For the time being, above code will function, but what if we want to add another engine type, such as a diesel engine? The Car class will need to be refactored in order to do this. It can not be done according to the Open / Close principle.
However, by creating a layer of abstraction, we may fix this problem. Let’s provide an interface to the Car instead of relying just on the Engine:

public interface IEngine {
public void start();
}

We can now link any type of Engine to the Car class that implements the Engine interface:

public class Car {
private EngineInterface engine;
public Car(IEngine engine) {
this.engine = engine;
}
public void start() {
this.engine.start();
}
}
public class PetrolEngine implements IEngine {
public void start() {...}
}
public class DieselEngine implements IEngine {
public void start() {...}
}

Practices

1.Unit testing

Unit testing is a testing approach in which individual modules are checked by the developer to see if there are any flaws. It is concerned with the independent modules’ functional soundness.

The basic goal is to isolate each component of the system in order to detect, evaluate, and correct any flaws.

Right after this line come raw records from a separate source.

template <typename VT, typename AT, int ACC, bool FUSED, int kNT, int kTQ, int kPL>
int launch_bwd_sorted_cfg(const msda_b200_desc* d, KParams p, cudaStream_t st) {
  constexpr int D = 32, P = 4;
  constexpr int LPP = D / Vec16<VT>::N;
  fill_geometry(d, p, kTQ);
  const size_t smem = sorted_smem_layout<kNT, kTQ, P, kSortCAP, LPP>().total;
  auto kern = msda_bwd_sorted_kernel<VT, AT, D, kNT, kTQ, P, kSortCAP, ACC, FUSED, kPL>;
  if (cudaFuncSetAttribute(kern, cudaFuncAttributeMaxDynamicSharedMemorySize, (int)smem) != cudaSuccess)
    return fail(MSDA_B200_ERR_CUDA, "backward: cannot reserve %zu bytes of shared memory", smem);
  const long long blocks = (long long)p.B * p.num_tiles * p.H;
  if (blocks > 0x7fffffffll) return fail(MSDA_B200_ERR_UNSUPPORTED, "backward: grid too large");
  {
    ProfScope ps((d->flags & MSDA_B200_FLAG_PROFILE) != 0, MSDA_B200_PROF_BWD_MAIN, st);
    kern<<<(unsigned)blocks, kNT, smem, st>>>(p);
    ++g_launches;
  }
  return check_launch("msda_b200_backward (sorted)");
}

constexpr int kMmaNT = 256, kMmaTQ = 128, kMmaGCAP = 256, kMmaRCAP = 1024;

template <typename AT, bool FUSED>
int launch_bwd_mma(const msda_b200_desc* d, KParams p, cudaStream_t st) {
  constexpr int P = 4;
  fill_geometry(d, p, kMmaTQ);
  const size_t smem = mma_smem_layout<kMmaNT, kMmaTQ, P, kMmaGCAP, kMmaRCAP, FUSED>().total;
  auto kern = msda_bwd_mma_kernel<AT, kMmaNT, kMmaTQ, P, kMmaGCAP, kMmaRCAP, FUSED>;
  if (cudaFuncSetAttribute(kern, cudaFuncAttributeMaxDynamicSharedMemorySize, (int)smem) != cudaSuccess)
    return fail(MSDA_B200_ERR_CUDA, "backward: cannot reserve %zu bytes of shared memory", smem);
  const long long blocks = (long long)p.B * p.num_tiles * p.H;
  if (blocks > 0x7fffffffll) return fail(MSDA_B200_ERR_UNSUPPORTED, "backward: grid too large");
  {
    ProfScope ps((d->flags & MSDA_B200_FLAG_PROFILE) != 0, MSDA_B200_PROF_BWD_MAIN, st);
    kern<<<(unsigned)blocks, kMmaNT, smem, st>>>(p);
    ++g_launches;
  }
  return check_launch("msda_b200_backward (group-sorted, mma)");
}

template <typename VT, typename AT, int ACC, bool FUSED>
int dispatch_bwd(const msda_b200_desc* d, const KParams& p, cudaStream_t st) {
  if constexpr (std::is_same<VT, __nv_bfloat16>::value) {
    if (sorted_applicable(d)) {
      if constexpr (ACC == 0) {
        if (!(d->flags & MSDA_B200_FLAG_BWD_V2)) return launch_bwd_mma<AT, FUSED>(d, p, st);
      }
      return launch_bwd_sorted_cfg<VT, AT, ACC, FUSED, kSortNT, kSortTQ, 4>(d, p, st);
    }
  }
  switch (d->D) {
    case 8: return launch_bwd<VT, AT, 8, ACC, FUSED>(d, p, st);
    case 128: return launch_bwd<VT, AT, 128, ACC, FUSED>(d, p, st);
    case 16: return launch_bwd<VT, AT, 16, ACC, FUSED>(d, p, st);
    case 32: return launch_bwd<VT, AT, 32, ACC, FUSED>(d, p, st);
    case 64: return launch_bwd<VT, AT, 64, ACC, FUSED>(d, p, st);
  }
  return fail(MSDA_B200_ERR_UNSUPPORTED, "head dim %d", d->D);
}

template <bool FUSED>
int run_forward(const msda_b200_desc* desc, const KParams& p, cudaStream_t st) {
  const bool vbf = desc->value_dtype == MSDA_B200_BF16, abf = desc->attn_dtype == MSDA_B200_BF16;
  if (!vbf) return dispatch_fwd<float, float, FUSED>(desc, p, st);
  if (abf) return dispatch_fwd<__nv_bfloat16, __nv_bfloat16, FUSED>(desc, p, st);
  return dispatch_fwd<__nv_bfloat16, float, FUSED>(desc, p, st);
}
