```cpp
__device__ void build_body(const DevCtx& c, const Base2& b, Control* ctl, int check_cost)
{
	extern __shared__ __attribute__((aligned(16))) unsigned char smem[];
	uint16_t* T = (uint16_t*)smem;
	uint16_t* probs = (uint16_t*)(smem + 4096);
	uint32_t* cnt = (uint32_t*)(smem + 4096 + (size_t)b.ck_elems * 2);
	uint32_t* off = cnt + b.ck_elems;
	const uint32_t lane = threadIdx.x;
	const uint32_t total = c.L.total;
	if (check_cost && !ctl->accepted_flag) return;
// ... 644 lines not shown
	return (int64_t)d;
}
__device__ __forceinline__ void coop_helpers(const DevCtx& c, const Base2& b, const BigScratch& big, unsigned long long* dbg, unsigned char* smem,
                                             uint32_t per_wave_bytes, const uint16_t* T, uint32_t lane, uint32_t wid)
{
	CoopCmd* cmd = coop_cmd(smem, per_wave_bytes);
	uint32_t seen = 0;
	for (;;) {
		__syncthreads();
		const uint32_t gen = uni(cmd->gen);
		if (uni(cmd->op) == MGL_COOP_EXIT || gen == seen) return;
		seen = gen;
		coop_share(c, b, big, dbg, smem, per_wave_bytes, T, cmd, lane, wid);
	}
}
template <bool BIG, int MODE>
__device__ __forceinline__ void nbr2_one(const DevCtx& c, const Base2& b, Control* ctl, uint64_t seed,
                                         uint64_t step_override, uint32_t K, const NbrOut& out, uint32_t per_wave_bytes,
                                         uint32_t* todo, uint32_t* todo_count, unsigned long long* prof_acc,
                                         const BigScratch& big, uint4* pickrec, uint32_t j_base, uint32_t j_end, uint4* pickstate,
                                         unsigned char* smem, const uint16_t* T, uint32_t unit, uint32_t lane, uint32_t wid)
{
	uint32_t j = j_base + unit;
	uint32_t slot = 0;
	const unsigned long long t_begin = prof_acc ? __builtin_readcyclecounter() : 0ull;
	if (BIG) {
		slot = unit;
		const uint32_t nflag = *big.todo_in_count;
		if (slot >= nflag) return;
		j = uni(big.todo_in[slot]);
		if (lane == 0) atomicAdd((unsigned long long*)&ctl->big_nbrs, 1ull);
// ... 68 lines not shown
		} else {
			rng.n = 32;
			uint32_t p = rdlane(mydraw, 31);
			uint32_t wd = p >> 6;
			uint64_t bits = b.onwalk[wd] & (~0ull << (p & 63u));
			while (!bits && ++wd < b.nw0) bits = b.onwalk[wd];
			target = uni(bits ? (wd << 6) + ctz64(bits) : 0u);
		}
		nb = uni_state(base_state_at(b, target));
		if (MODE == MGL_NBR_PICK && lane == 0) {
			pickstate[2u * j] = make_uint4(target, rng.n, nb.ctx_state, nb.dists[0]);
			pickstate[2u * j + 1u] = make_uint4(nb.dists[1], nb.dists[2], nb.dists[3], 0u);
		}
	}
	Prof prof;
	prof_start(prof, prof_acc);
	ch.dbg = prof_acc;
	ch.diag = c.diag_stop;
	const uint32_t pos = target;
	mgl_wstate bs = nb;
	Win win; win.base = 0xFFFFFFFFu; win.pk = 0; win.byte = 0;
	Walk tw;

	win_cover(win, c, b.slab, pos, lane);
	const mgl_pk first = win_pk(win, pos);
	mgl_pk m_first = first, m_second = 0;
	bool second_set = false, mutated = false;
	prof_mark(prof, 0, lane);
	if (c.diag_stop == 1) { if (lane == 0) { out.cost[j] = MGL_INVALID_COST; out.ndiffs[j] = 0; out.walked[j] = first; } return; }
	if (!(BIG && resumed) && pos + 1 < c.n && (nbr_draw(rng) % 2u) == 0) {
		const mgl_pk second = uni64(b.slab[pos + 1]);
		const uint32_t ft = mgl_pk_type(first), flen = mgl_pk_len(first);
// ... 3 lines not shown
			m_first = MGL_PK_LITERAL;
			if (MODE != MGL_NBR_PICK) { journal_set(jn, pos, first, m_first, lane); journal_set(jn, pos + 1, second, m_second, lane); }
			second_set = true; mutated = true;
		} else if ((ft == MGL_LITERAL || ft == MGL_SHORT_REP) && (st == MGL_MATCH || st == MGL_LONG_REP)) {
			uint32_t rep_start = pos - (st == MGL_LONG_REP ? mgl_dist_at(&nb, sdist) : sdist);
			if (slen < MGL_MAX_MATCH && rep_start > 0 && rep_start <= pos && win_byte(win, pos) == c.data[rep_start - 1]) {
				m_first = mgl_pack(st, sdist, slen + 1);
				if (MODE != MGL_NBR_PICK) journal_set(jn, pos, first, m_first, lane);
				mutated = true;
			}
		}
	}
	enum { P_MODEL, P_SIM, P_TOPK, P_WALK, P_OUT };
	uint32_t phase = mutated ? P_WALK : P_MODEL;
	if (MODE == MGL_NBR_PICK && mutated) return;
	if (MODE == MGL_NBR_REST && c.diag_stop != 0 && c.diag_stop != 4 && c.diag_stop < 40) return;
	bool pick_is_mutation = !mutated;
	uint32_t pick_pos = pos;
	mgl_pk pick_inc = first;
	bool pick_best = false;
	bool have_pick = false;
	mgl_pk picked_pk = 0, resume_old = 0;
	uint32_t sim_limit = MGL_POS_INF;
	bool sim_overlay = false;
	int64_t delta = 0;
	bool generate_failed = false, sim_deferred = false, walk_long = false;
	uint32_t npicks = 0;
	uint32_t count = 0;
	uint32_t walked = 0;
	uint32_t wend = 0;
// ... 42 lines not shown
				if (lane == 0) sl = atomicAdd(big.spill_ctr, 1u);
				sl = uni(sl);
				if (sl >= big.slots) { ch.overflow = true; phase = P_OUT; continue; }
				uint16_t* gik = big.ins_key + (size_t)sl * big.cap; uint32_t* gip = big.ins_pos + (size_t)sl * big.cap;
				uint16_t* grk = big.rem_key + (size_t)sl * big.cap; uint32_t* grp = big.rem_pos + (size_t)sl * big.cap;
				for (uint32_t i = lane; i < ch.n_ins; i += 64) { gik[i] = ch.ins_key[i]; gip[i] = ch.ins_pos[i]; }
				for (uint32_t i = lane; i < ch.n_rem; i += 64) { grk[i] = ch.rem_key[i]; grp[i] = ch.rem_pos[i]; }
				__threadfence_block();
				wave_sync();
				ch.ins_key = gik; ch.ins_pos = gip; ch.rem_key = grk; ch.rem_pos = grp;
				ch.uctx = big.uctx + (size_t)sl * big.uctx_cap;
				ch.cap = big.cap; ch.uctx_cap = big.uctx_cap;
				spilled = true;
			}
			model_load(c, b, probs, T, pick_pos, lane);
			if (!pick_is_mutation) prof_mark(prof, 5, lane);
			if (pick_is_mutation) {
				prof_mark(prof, 1, lane);
				if (c.diag_stop == 2) { if (lane == 0) { out.cost[j] = MGL_INVALID_COST; out.ndiffs[j] = 0; out.walked[j] = probs[lane]; } return; }
			}
			if ((ch.n_ins + ch.n_rem) != 0) { sim_limit = pick_pos; sim_overlay = true; phase = P_SIM; }
			else phase = P_TOPK;
		}
		if (MODE == MGL_NBR_REST && phase == P_SIM) {
			uint16_t* gk = big.sim_keys + (size_t)j * (2u * big.chg_cap);
			uint32_t* gp = big.sim_pos + (size_t)j * (2u * big.chg_cap);
			for (uint32_t e = lane; e < ch.n_ins; e += 64) { gk[e] = ch.ins_key[e]; gp[e] = ch.ins_pos[e]; }
			for (uint32_t e = lane; e < ch.n_rem; e += 64) { gk[big.chg_cap + e] = ch.rem_key[e]; gp[big.chg_cap + e] = ch.rem_pos[e]; }
			if (lane == 0) big.sim_hdr[j] = make_uint4(ch.n_ins, ch.n_rem, (uint32_t)(uint64_t)ch.direct, (uint32_t)((uint64_t)ch.direct >> 32));
			sim_deferred = true;
// ... 1 lines not shown
			continue;
		}
		if (MODE == MGL_NBR_FULL && phase == P_SIM) {
			int64_t r;
			if (BIG) r = coop_sim(c, b, big, prof_acc, smem, per_wave_bytes, T, ch, slot, sim_limit, sim_overlay ? probs : nullptr, lane, &too_many);
			else r = chain_sim(b, ch, T, sim_limit, sim_overlay ? probs : nullptr, lane, &too_many);
			wave_sync();
			if (too_many) { phase = P_OUT; continue; }
			if (sim_overlay) { prof_mark(prof, 6, lane); phase = P_TOPK; }
			else { delta = r; prof_mark(prof, 4, lane); phase = P_OUT; }
		}
		if (MODE != MGL_NBR_REST && phase == P_TOPK) {
			walk_from_state(tw, nb);
			walk_window(tw, c, b.slab, lane);
			mgl_pk picked;
			const bool ok = pick_from_top_k<(MODE == MGL_NBR_PICK ? 4 : 1)>(c, tw, probs, T, lencost, pick_inc, pick_best, rng, lane, &picked);
			if (MODE == MGL_NBR_PICK) {
				if (lane == 0) pickrec[j] = make_uint4((uint32_t)picked, (uint32_t)(picked >> 32), rng.n, ok ? 1u : 0u);
				return;
			}
			if (pick_is_mutation) {
				if (!ok) { generate_failed = true; phase = P_OUT; continue; }
				m_first = picked;
				journal_set(jn, pos, first, m_first, lane);
				pick_is_mutation = false;
				prof_mark(prof, 2, lane);
				if (c.diag_stop == 3 || (c.diag_stop >= 31 && c.diag_stop <= 39)) { if (lane == 0) { out.cost[j] = MGL_INVALID_COST; out.ndiffs[j] = 0; out.walked[j] = (uint32_t)m_first; } return; }
			} else {
				picked_pk = ok ? picked : pick_inc;
				have_pick = true;
				prof_mark(prof, 7, lane);
			}
			win.base = 0xFFFFFFFFu;
// ... 191 lines not shown
	for (uint32_t i = 0; i < jn.count; i++) {
		if (jn.old[i] == jn.neu[i]) continue;
		if (lane == 0) {
			out.dpos[(size_t)j * MGL_MAX_DIFFS + nd] = jn.pos[i];
			out.dold[(size_t)j * MGL_MAX_DIFFS + nd] = jn.old[i];
			out.dnew[(size_t)j * MGL_MAX_DIFFS + nd] = jn.neu[i];
		}
		nd++;
	}
	if (lane == 0) { if (!sim_deferred) out.cost[j] = total; out.ndiffs[j] = nd; out.walked[j] = walked; out.win[2u * j] = pos; out.win[2u * j + 1u] = wend; out.win2[j] = (wsoft < wend ? wsoft : wend) | (dep << 31); }
	if (prof_acc && lane == 0)
		prof_acc[32 + j] = ((__builtin_readcyclecounter() - t_begin) & 0xFFFFFFFFFFull) |
		                   ((unsigned long long)((ch.n_ins + ch.n_rem) & 0xFFFu) << 40) | ((unsigned long long)(walked & 0xFFFu) << 52);
}

template <bool BIG, int MODE>
__global__ void __launch_bounds__((MODE == MGL_NBR_PICK ? 512 : (BIG ? 64 * MGL_BIG_WAVES : 64)), (MODE == MGL_NBR_FULL ? (BIG ? 1 : MGL_NBR_WAVES_PER_SIMD) : (MODE == MGL_NBR_REST ? MGL_REST_WAVES_PER_SIMD : 4))) k_neighbours2(DevCtx c, Base2 b, Control* ctl, uint64_t seed,
                                                     uint64_t step_override, uint32_t K, NbrOut out, uint32_t per_wave_bytes,
                                                     uint32_t* todo, uint32_t* todo_count, unsigned long long* prof_acc,
                                                     BigScratch big, uint4* pickrec, uint32_t j_base, uint32_t j_end, uint4* pickstate)
{
	const uint32_t waves = blockDim.x >> 6;
	if (BIG && blockIdx.x >= *big.todo_in_count) return;
	extern __shared__ __attribute__((aligned(16))) unsigned char smem[];
	uint16_t* T = (uint16_t*)smem;
	if (BIG && threadIdx.x == 0) { CoopCmd* cmd = coop_cmd(smem, per_wave_bytes); cmd->gen = 0; cmd->op = MGL_COOP_SIM; }
	if (MODE == MGL_NBR_PICK && MGL_PICK_T_GLOBAL) {
		T = const_cast<uint16_t*>(c.cost_tbl);
	} else if (MODE != MGL_NBR_REST) {
		for (uint32_t i = threadIdx.x; i < 256; i += blockDim.x) reinterpret_cast<uint4*>(T)[i] = reinterpret_cast<const uint4*>(c.cost_tbl)[i];
		__syncthreads();
	}
	const uint32_t lane = threadIdx.x & 63u, wid = threadIdx.x >> 6;
	if (BIG) {
		if (wid != 0) { coop_helpers(c, b, big, prof_acc, smem, per_wave_bytes, T, lane, wid); return; }
		const uint32_t n = *big.todo_in_count;
		for (uint32_t unit = blockIdx.x; unit < n; unit += gridDim.x)
			nbr2_one<BIG, MODE>(c, b, ctl, seed, step_override, K, out, per_wave_bytes, todo, todo_count, prof_acc, big, pickrec, j_base, j_end, pickstate, smem, T, unit, lane, 0u);
		if (lane == 0) { CoopCmd* cmd = coop_cmd(smem, per_wave_bytes); cmd->op = MGL_COOP_EXIT; cmd->gen = cmd->gen + 1u; }
		__syncthreads();
	} else {
		nbr2_one<BIG, MODE>(c, b, ctl, seed, step_override, K, out, per_wave_bytes, todo, todo_count, prof_acc, big, pickrec, j_base, j_end, pickstate, smem, T,
		                    blockIdx.x * waves + wid, lane, wid);
	}
}


#ifndef MGL_SIM_WAVES
#define MGL_SIM_WAVES 2u
#endif
#define MGL_SIM_WAVES_MAX 8u
struct SimShared {
	uint16_t* T;
	uint32_t* dyn;
	unsigned long long* sum;
	uint32_t* nu_many;
};
// ... 114 lines not shown
```

Baseline: 14.46 million.

## Batch top-k index lookups into a per-wave plan built with lane-parallel gathers

Adds topk_plan_make, which gathers the rank, run and bucket lookups for all suffix tables and the repeat-distance match lengths in one lane-parallel pass. It then narrows every table's lower bound together with a strided ballot search, so topk_find reuses these values instead of issuing dependent serial binary searches. This is aimed at the latency of chained global loads in the pick kernel. It also adds an optional per-stage cycle profiler in a PROF template variant, selected only when profiling is enabled, and enlarges the profile buffer. The risks are more register pressure from the plan struct and extra work for tables that would otherwise be skipped.

```diff
diff --git a/megalania_amd/csrc/mgl_api.hip b/megalania_amd/csrc/mgl_api.hip
--- a/megalania_amd/csrc/mgl_api.hip
+++ b/megalania_amd/csrc/mgl_api.hip
@@ -436,10 +436,10 @@
 		for (uint32_t h = 0; h < slices; h++) {
 			const uint32_t j0 = (uint32_t)((uint64_t)K * h / slices), j1 = (uint32_t)((uint64_t)K * (h + 1) / slices);
 			hipStream_t st = (h & 1u) ? sa->stream2 : sa->stream;
-			hipLaunchKernelGGL((k_neighbours2<false, MGL_NBR_PICK>), dim3((j1 - j0 + sa->pick_waves - 1) / sa->pick_waves), dim3(64 * sa->pick_waves),
+			hipLaunchKernelGGL((sa->d_prof ? k_neighbours2<false, MGL_NBR_PICK, true> : k_neighbours2<false, MGL_NBR_PICK>), dim3((j1 - j0 + sa->pick_waves - 1) / sa->pick_waves), dim3(64 * sa->pick_waves),
 			                   (MGL_PICK_T_GLOBAL ? 0u : 4096u) + sa->pick_waves * sa->per_wave_pick, st, sa->ctx,
 			                   sa->b2, sa->base.ctl, sa->cfg.seed, step_override, K, sa->nbr, sa->per_wave_pick, sa->d_todo, sa->d_counts,
-			                   (unsigned long long*)nullptr, sa->big, sa->d_pickrec, j0, j1, sa->d_pickstate); NBR_TRACE("k_neighbours2<false, MGL_NBR_PICK>");
+			                   sa->d_prof, sa->big, sa->d_pickrec, j0, j1, sa->d_pickstate); NBR_TRACE("k_neighbours2<false, MGL_NBR_PICK>");
 			hipLaunchKernelGGL((k_neighbours2<false, MGL_NBR_REST>), dim3(j1 - j0), dim3(64), sa->per_wave_rest, st, sa->ctx,
 			                   sa->b2, sa->base.ctl, sa->cfg.seed, step_override, K, sa->nbr, sa->per_wave_rest, sa->d_todo, sa->d_counts,
 			                   g_prof_big ? (unsigned long long*)nullptr : sa->d_prof, sa->big, sa->d_pickrec, j0, j1, sa->d_pickstate); NBR_TRACE("k_neighbours2<false, MGL_NBR_REST>");
@@ -793,8 +793,8 @@
 			sa->d_best = sa->snap_best.slab;
 		}
 		if (sa->cfg.flags & MGL_F_PROFILE) {
-			HIPCHK(hipMalloc(&sa->d_prof, sizeof(unsigned long long) * (32 + K)));
-			HIPCHK(hipMemset(sa->d_prof, 0, sizeof(unsigned long long) * (32 + K)));
+			HIPCHK(hipMalloc(&sa->d_prof, sizeof(unsigned long long) * (64 + 2 * (size_t)K)));
+			HIPCHK(hipMemset(sa->d_prof, 0, sizeof(unsigned long long) * (64 + 2 * (size_t)K)));
 		}
 		HIPCHK(hipMalloc(&sa->d_todo, sizeof(uint32_t) * (K + 1)));
 		HIPCHK(hipMemset(sa->d_todo, 0, sizeof(uint32_t) * (K + 1)));
@@ -900,6 +900,7 @@
 		sa->big.todo_in = sa->d_todo; sa->big.todo_in_count = sa->d_counts; sa->big.spill_ctr = sa->d_counts + 2;
 		HIPCHK(hipFuncSetAttribute((const void*)k_neighbours2<false, MGL_NBR_FULL>, hipFuncAttributeMaxDynamicSharedMemorySize, (int)sa->nbr2_lds));
 		HIPCHK(hipFuncSetAttribute((const void*)k_neighbours2<false, MGL_NBR_PICK>, hipFuncAttributeMaxDynamicSharedMemorySize, 160 * 1024));
+		HIPCHK(hipFuncSetAttribute((const void*)k_neighbours2<false, MGL_NBR_PICK, true>, hipFuncAttributeMaxDynamicSharedMemorySize, 160 * 1024));
 		HIPCHK(hipFuncSetAttribute((const void*)k_neighbours2<false, MGL_NBR_REST>, hipFuncAttributeMaxDynamicSharedMemorySize, (int)sa->nbr2_lds));
 		HIPCHK(hipFuncSetAttribute((const void*)k_neighbours2<true, MGL_NBR_FULL>, hipFuncAttributeMaxDynamicSharedMemorySize, (int)(4096u + sa->per_wave2 + 12u * MGL_BIG_CAP + MGL_COOP_BYTES)));
 		HIPCHK(hipMalloc(&sa->d_pickrec, sizeof(uint4) * K));
@@ -2138,7 +2139,7 @@
 	case 6: src = b.sp_state; sz = sizeof(uint32_t) * 8 * (size_t)sa->n; break;
 	case 7: src = b.ck_probs; sz = sizeof(uint16_t) * (size_t)b.nck * b.ck_elems; break;
 	case 8: src = b.ch_cap; sz = sizeof(uint32_t) * sa->ctx.L.total; break;
-	case 9: src = sa->d_prof; sz = sa->d_prof ? sizeof(unsigned long long) * (32 + sa->cfg.neighbours_per_step) : 0; break;
+	case 9: src = sa->d_prof; sz = sa->d_prof ? sizeof(unsigned long long) * (64 + 2 * (size_t)sa->cfg.neighbours_per_step) : 0; break;
 	case 80: {
 		const uint64_t v[3] = { sa->batch_accepts, sa->batch_fallbacks, sa->batch_early_giveups };
 		*bytes = sizeof v;
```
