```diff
diff --git a/include/fv2p_ops.h b/include/fv2p_ops.h
--- a/include/fv2p_ops.h
+++ b/include/fv2p_ops.h
@@ -373,6 +373,16 @@
                             float* dx, float* dgamma, float* dbeta, void* ws, size_t ws_bytes,
                             fv2p_stream_t stream);
 
+size_t fv2p_batchnorm2d_ws_bytes(int b, int c, int64_t plane);
+int fv2p_batchnorm2d_forward(const float* x, int b, int c, int64_t plane, float eps, float momentum, const float* gamma,
+                             const float* beta, int relu, float* running_mean, float* running_var,
+                             int64_t* num_batches_tracked, float* mean, float* invstd, float* y, int64_t y_batch_stride,
+                             int y_channel_offset, void* ws, size_t ws_bytes, fv2p_stream_t stream);
+int fv2p_batchnorm2d_backward(const float* x, const float* dy, int64_t dy_batch_stride, int dy_channel_offset, int b, int c,
+                              int64_t plane, const float* mean, const float* invstd, const float* gamma, const float* beta,
+                              int relu, float* dx, float* dgamma, float* dbeta, void* ws, size_t ws_bytes,
+                              fv2p_stream_t stream);
+
 #ifdef __cplusplus
 }
 #endif
```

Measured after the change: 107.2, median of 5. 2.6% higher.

Unit Testing — Advantages:

  • Reduces bugs while modifying current functionality or reducing defects in newly built features.
  • Defects are caught early in the testing process, which lowers the cost of testing.
  • Enhances code reworking and improves design.
  • When unit tests are used in conjunction with the build process, the build’s quality is improved.

2.Code quality

The company has standardized and prioritized a set of qualities and standards for code quality. The following are the primary characteristics that may be utilized to determine it.

  • Reliability: It should function reliably without crashing frequently.
  • Clarity: Should adhere to the language’s coding and naming norms. Anyone who isn’t the code’s creator will find it simple to read and understand. It’s lot easier to maintain and extend code if it’s simple to grasp. It is necessary for people, as well as computers, to comprehend it.
  • Maintainability: A good piece of code isn’t excessively complex. If anybody working with the code wants to make any modifications, they must first comprehend the entire context of the code.
  • Well Documented: The ideal case scenario is when the code is self-explanatory, although adding comments to the code to clarify its purpose and functions is always suggested. It makes it considerably easier for those who weren’t involved in the code’s creation to comprehend and maintain it.
  • Well-tested: The better the quality of the code, the fewer flaws it has. Thorough testing weeds out significant flaws, ensuring that the program performs as expected.
  • Extendible: Code must be extendable so that it does not have to be scrapped every few weeks when new needs arise.
  • Efficiency: To accomplish the required operation, high-quality code does not consume unneeded resources.
  • Secure: Should prevent coding vulnerabilities.
  • Lower Technical Debt: Teams with little technical debt may move quickly and build new features without being bogged down by low-quality, non-maintainable code.

How to enforce code quality?

  • Code repetition must be avoided.
  • The code should be readable.
  • Do not reinvent the wheel.
  • Commenting and maintaining.
  • Completely avoid hard coding.
  • Adhere to the stylebook and set code review rules.